§ **PROBLEM STATEMENT**
Go through the records below and show every line with the string "bool".

--

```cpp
int bear_ref_train_step_f64(bear_ws *ws, const bear_plan *plan, const uint32_t *train, const uint32_t *ref, uint64_t n_rows,
                            double *theta, double *adam_m, double *adam_v, double *adam_t, double eps, int train_ar,
                            double learning_rate, double scale, double *out, double *loss_buf, uint64_t loss_cap, void *stream) {
  if (!adam_m || !adam_v || !adam_t) return BEAR_ERR_INVALID_ARG;
  hipStream_t s = static_cast<hipStream_t>(stream);
  if (two_launch_step()) {
    int st = ref_reduce(ws, plan, train, ref, n_rows, theta, eps, train_ar, out, s, NO_APPLY);
    if (st != BEAR_OK) return st;
    return launch_train_apply(theta, 3, out, adam_m, adam_v, adam_t, learning_rate, scale, train_ar, loss_buf, loss_cap, s);
  }
  return ref_reduce(ws, plan, train, ref, n_rows, theta, eps, train_ar, out, s,
// ... 207 lines not shown
```

### bear_amd/csrc/bear_host.h

```cpp
#pragma once
#include <hip/hip_runtime.h>
#include <math.h>
#include <stdint.h>
#include <stdlib.h>
#include <string.h>

#include <initializer_list>
#include <new>
#include <vector>

#include "bear_common.h"
#include "bear_levels.h"
#include "plan_common.h"

#define BEAR_INTERNAL __attribute__((visibility("hidden")))

static inline int check_ws(const bear_ws *ws) {
  if (!ws) return BEAR_ERR_INVALID_ARG;
  int dev = -1;
  if (hipGetDevice(&dev) != hipSuccess) return BEAR_ERR_NO_DEVICE;
  if (dev != ws->device) return BEAR_ERR_WRONG_DEVICE;
  return BEAR_OK;
}

// ... 88 lines not shown
                                       double scale, int train_ar, double *loss_buf, uint64_t loss_cap) {
  bear_apply_io A;
  A.theta = theta;
  A.m = adam_m;
  A.v = adam_v;
  A.t_state = adam_t;
  A.loss_buf = loss_buf;
  A.loss_cap = (unsigned long long)loss_cap;
  A.lr = learning_rate;
  A.scale = scale;
  A.n_theta = n_theta;
  A.train_ar = train_ar;
  return A;
}

static inline bool two_launch_step() {
  const char *e = getenv("BEAR_AMD_TWO_LAUNCH_STEP");
  return e && e[0] && e[0] != '0';
}

struct rpl_item;
struct bear_plan {
  int device;
  int ncol;
  uint64_t n_rows;
  const uint32_t *counts;
  pln_tile *tiles;
  unsigned char *stream;
  pln_heavy_col *heavy_col;
  pln_heavy_row *heavy_row;
  uint64_t *heavy_stop;
  unsigned long long *hist;
  uint16_t *live;
  uint64_t n_tiles;
  uint64_t n_heavy[3];
  int rows_ref;
  uint64_t n_live_rows;
  double count_total[3];
  double count_bound[3];
  uint64_t bytes;
  bear_level_dev cnn_levels[CNN_MAX_LAG];
  int n_cnn_levels, cnn_lag, cnn_fw;
  bear_window_dev cnn_win[CNN_MAX_LAG + 1][CNN_MAX_WIN];
  int n_cnn_win[CNN_MAX_LAG + 1];
  int n_cnn_windows;
  const uint64_t *cnn_codes;
  uint16_t *live2;
  pln_tile *tiles_p, *tiles_u;
  uint64_t n_tiles_p, n_tiles_u;
  const uint64_t *pair_codes;
  int pair_lag;
  const uint32_t *ref;
  rpl_item *ref_items;
  uint64_t n_ref_items, n_heavy0;
  unsigned long long *hist0;
  unsigned long long *hist0_base;
  uint32_t *heavy0;
  double *sum0;
};

static inline pln_view plan_view(const bear_plan *p) {
  pln_view v;
  v.tiles = p->tiles;
  v.stream = p->stream;
  v.heavy_col = p->heavy_col;
  v.heavy_row = p->heavy_row;
  v.heavy_stop = p->heavy_stop;
  v.hist = p->hist;
  v.hist_big = p->hist + 2 * SRT_NKEY;
  v.big_in_hist = 1;
  v.live = p->live;
  v.live2 = p->live2;
  v.subset = 0;
  v.n_tiles = p->n_tiles;
  v.n_heavy_col = p->n_heavy[0];
  v.n_heavy_row = p->n_heavy[1];
  v.n_heavy_stop = p->n_heavy[2];
  return v;
}

#define PLAN_ROWS 15
static inline bool plan_is_rows(const bear_plan *p) { return p->ncol == PLAN_ROWS; }
static inline int check_plan_step(const bear_ws *ws, const bear_plan *plan, const uint32_t *counts, uint64_t n_rows, int ncol,
                                  bool or_rows = false) {
  if (plan->ncol != ncol && !(or_rows && plan_is_rows(plan))) return BEAR_ERR_INVALID_ARG;
  if (plan->counts != counts || plan->n_rows != n_rows || plan->device != ws->device) return BEAR_ERR_INVALID_ARG;
  return BEAR_OK;
}

BEAR_INTERNAL int linear_ws_setup(bear_ws *ws);
BEAR_INTERNAL int cnn_ws_setup(bear_ws *ws);
BEAR_INTERNAL int eval_ws_setup(bear_ws *ws);

extern "C" {
BEAR_INTERNAL int launch_prior_plan_grad(bear_ws *ws, const bear_plan *plan, const double *prior, const bear_params &prm,
                                         const double *theta, int train_ar, int prior_normalized, double *out, double *grad_prior,
                                         hipStream_t s);
BEAR_INTERNAL int launch_train_apply(double *theta, int n_theta, const double *packed, double *adam_m, double *adam_v, double *adam_t,
                                     double learning_rate, double scale, int train_ar, double *loss_buf, uint64_t loss_cap, hipStream_t s);
}
```

### bear_amd/csrc/bear_levels.h

```cpp
#pragma once
#include <hip/hip_runtime.h>
#include <stdint.h>

#define CNN_MAX_LAG 21
#define CNN_MAX_WIN 6

struct bear_level_dev {
  uint64_t n;
  int letters;
  unsigned long long *codes;
  uint32_t *parent_of_below;
  uint32_t *child_start;
  double *rows;
  uint64_t bytes;
};

struct bear_window_dev {
  int pos;
  uint64_t n;
  unsigned long long *codes;
  uint32_t *row_of_context;
  uint32_t *perm;
  uint32_t *child_start;
  double *rows;
  uint64_t bytes;
};
int bear_window_build(const unsigned long long *codes, uint64_t n_rows, int pos, int fw, bear_window_dev *out, hipStream_t stream);
void bear_window_free(bear_window_dev *wt);

int bear_level_build(const unsigned long long *codes_below, uint64_t n_below, int letters, bear_level_dev *out, hipStream_t stream);
void bear_level_free(bear_level_dev *lv);

int bear_canonical_order(void *records, uint64_t n, int width, hipStream_t stream);
```

### bear_amd/csrc/kernels_refplan.h

```cpp
#pragma once
#include "kernels_plan.h"

#define RPL_NKEY 32
#define RPL_HEAVY_KEY 24

struct rpl_item {
  uint32_t c, rb;
  double R;
};
static_assert(sizeof(rpl_item) == 16, "one 16-byte lane load per record");

struct rpl_view {
  const rpl_item *items;
  uint64_t n_items;
  const unsigned long long *hist0;
  const uint32_t *heavy0;
  uint64_t n_heavy0;
  const double *sum0;
};

__global__ __launch_bounds__(256) void rpl_build_kernel(const uint32_t *__restrict__ train, const uint32_t *__restrict__ ref, uint64_t n_rows,
                                                        int fill, unsigned long long *__restrict__ bucket,
                                                        unsigned long long *__restrict__ hist0, unsigned long long *__restrict__ n_heavy0,
                                                        double *__restrict__ sum0, rpl_item *__restrict__ items,
                                                        uint32_t *__restrict__ heavy0) {
  constexpr int RPT = 4;
  __shared__ uint32_t s_bucket[RPL_NKEY], s_hist0[RPL_NKEY];
  __shared__ unsigned long long s_at[RPL_NKEY];
  __shared__ double s_sum;
  const uint32_t tid = threadIdx.x;
  const uint64_t per_block = (n_rows + gridDim.x - 1) / gridDim.x;
  const uint64_t r_begin = (uint64_t)blockIdx.x * per_block, r_end = r_begin + per_block < n_rows ? r_begin + per_block : n_rows;
  for (uint64_t base = r_begin; base < r_end; base += 256u * RPT) {
    if (tid < RPL_NKEY) s_bucket[tid] = s_hist0[tid] = 0u;
    if (tid == 0) s_sum = 0.0;
    __syncthreads();
    uint32_t c[RPT][4], rb[RPT][4], rank[RPT][4];
    double R[RPT];
    double my_sum = 0.0;
#pragma unroll
    for (int k = 0; k < RPT; ++k) {
      const uint64_t row = base + tid + 256u * k;
      R[k] = -1.0;
#pragma unroll
      for (int b = 0; b < 4; ++b) c[k][b] = rb[k][b] = rank[k][b] = 0u;
      if (row < r_end) {
        uint64_t rs = 0;
#pragma unroll
        for (int b = 0; b < 4; ++b) {
          c[k][b] = train[row * 5 + b];
          rb[k][b] = ref[row * 5 + b];
          rs += rb[k][b];
        }
        R[k] = (double)rs;
#pragma unroll
        for (int b = 0; b < 4; ++b) {
          if (c[k][b] == 0u) continue;
          if (rs == 0) {
            my_sum += (double)c[k][b];
            if (c[k][b] <= SRT_CL) {
              if (!fill) atomicAdd(&s_hist0[c[k][b] - 1], 1u);
            } else if (fill) {
              heavy0[atomicAdd(n_heavy0, 1ull)] = c[k][b];
            } else {
              atomicAdd(n_heavy0, 1ull);
            }
          } else {
            const uint32_t key = (c[k][b] > SRT_CL ? SRT_CL + 1u : c[k][b]) - 1u;
            rank[k][b] = atomicAdd(&s_bucket[key], 1u);
          }
        }
      }
    }
    if (!fill && my_sum != 0.0) atomicAdd(&s_sum, my_sum);
    __syncthreads();
    if (tid < RPL_NKEY && !fill) {
      if (s_bucket[tid]) atomicAdd(&bucket[tid], (unsigned long long)s_bucket[tid]);
      if (s_hist0[tid]) atomicAdd(&hist0[tid], (unsigned long long)s_hist0[tid]);
    }
    if (!fill && tid == 0 && s_sum != 0.0) atomicAdd(sum0, s_sum);
    if (fill) {
      if (tid < RPL_NKEY) s_at[tid] = s_bucket[tid] ? atomicAdd(&bucket[tid], (unsigned long long)s_bucket[tid]) : 0ull;
      __syncthreads();
#pragma unroll
      for (int k = 0; k < RPT; ++k) {
        if (!(R[k] > 0.0)) continue;
#pragma unroll
        for (int b = 0; b < 4; ++b) {
          if (c[k][b] == 0u) continue;
          const uint32_t key = (c[k][b] > SRT_CL ? SRT_CL + 1u : c[k][b]) - 1u;
          rpl_item it;
          it.c = c[k][b];
          it.rb = rb[k][b];
          it.R = R[k];
          items[s_at[key] + rank[k][b]] = it;
        }
      }
    }
    __syncthreads();
  }
}
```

--

§ **RESULT OF THIS EXERCISE**
static inline bool two_launch_step() {
static inline bool plan_is_rows(const bear_plan *p) { return p->ncol == PLAN_ROWS; }
                                  bool or_rows = false) {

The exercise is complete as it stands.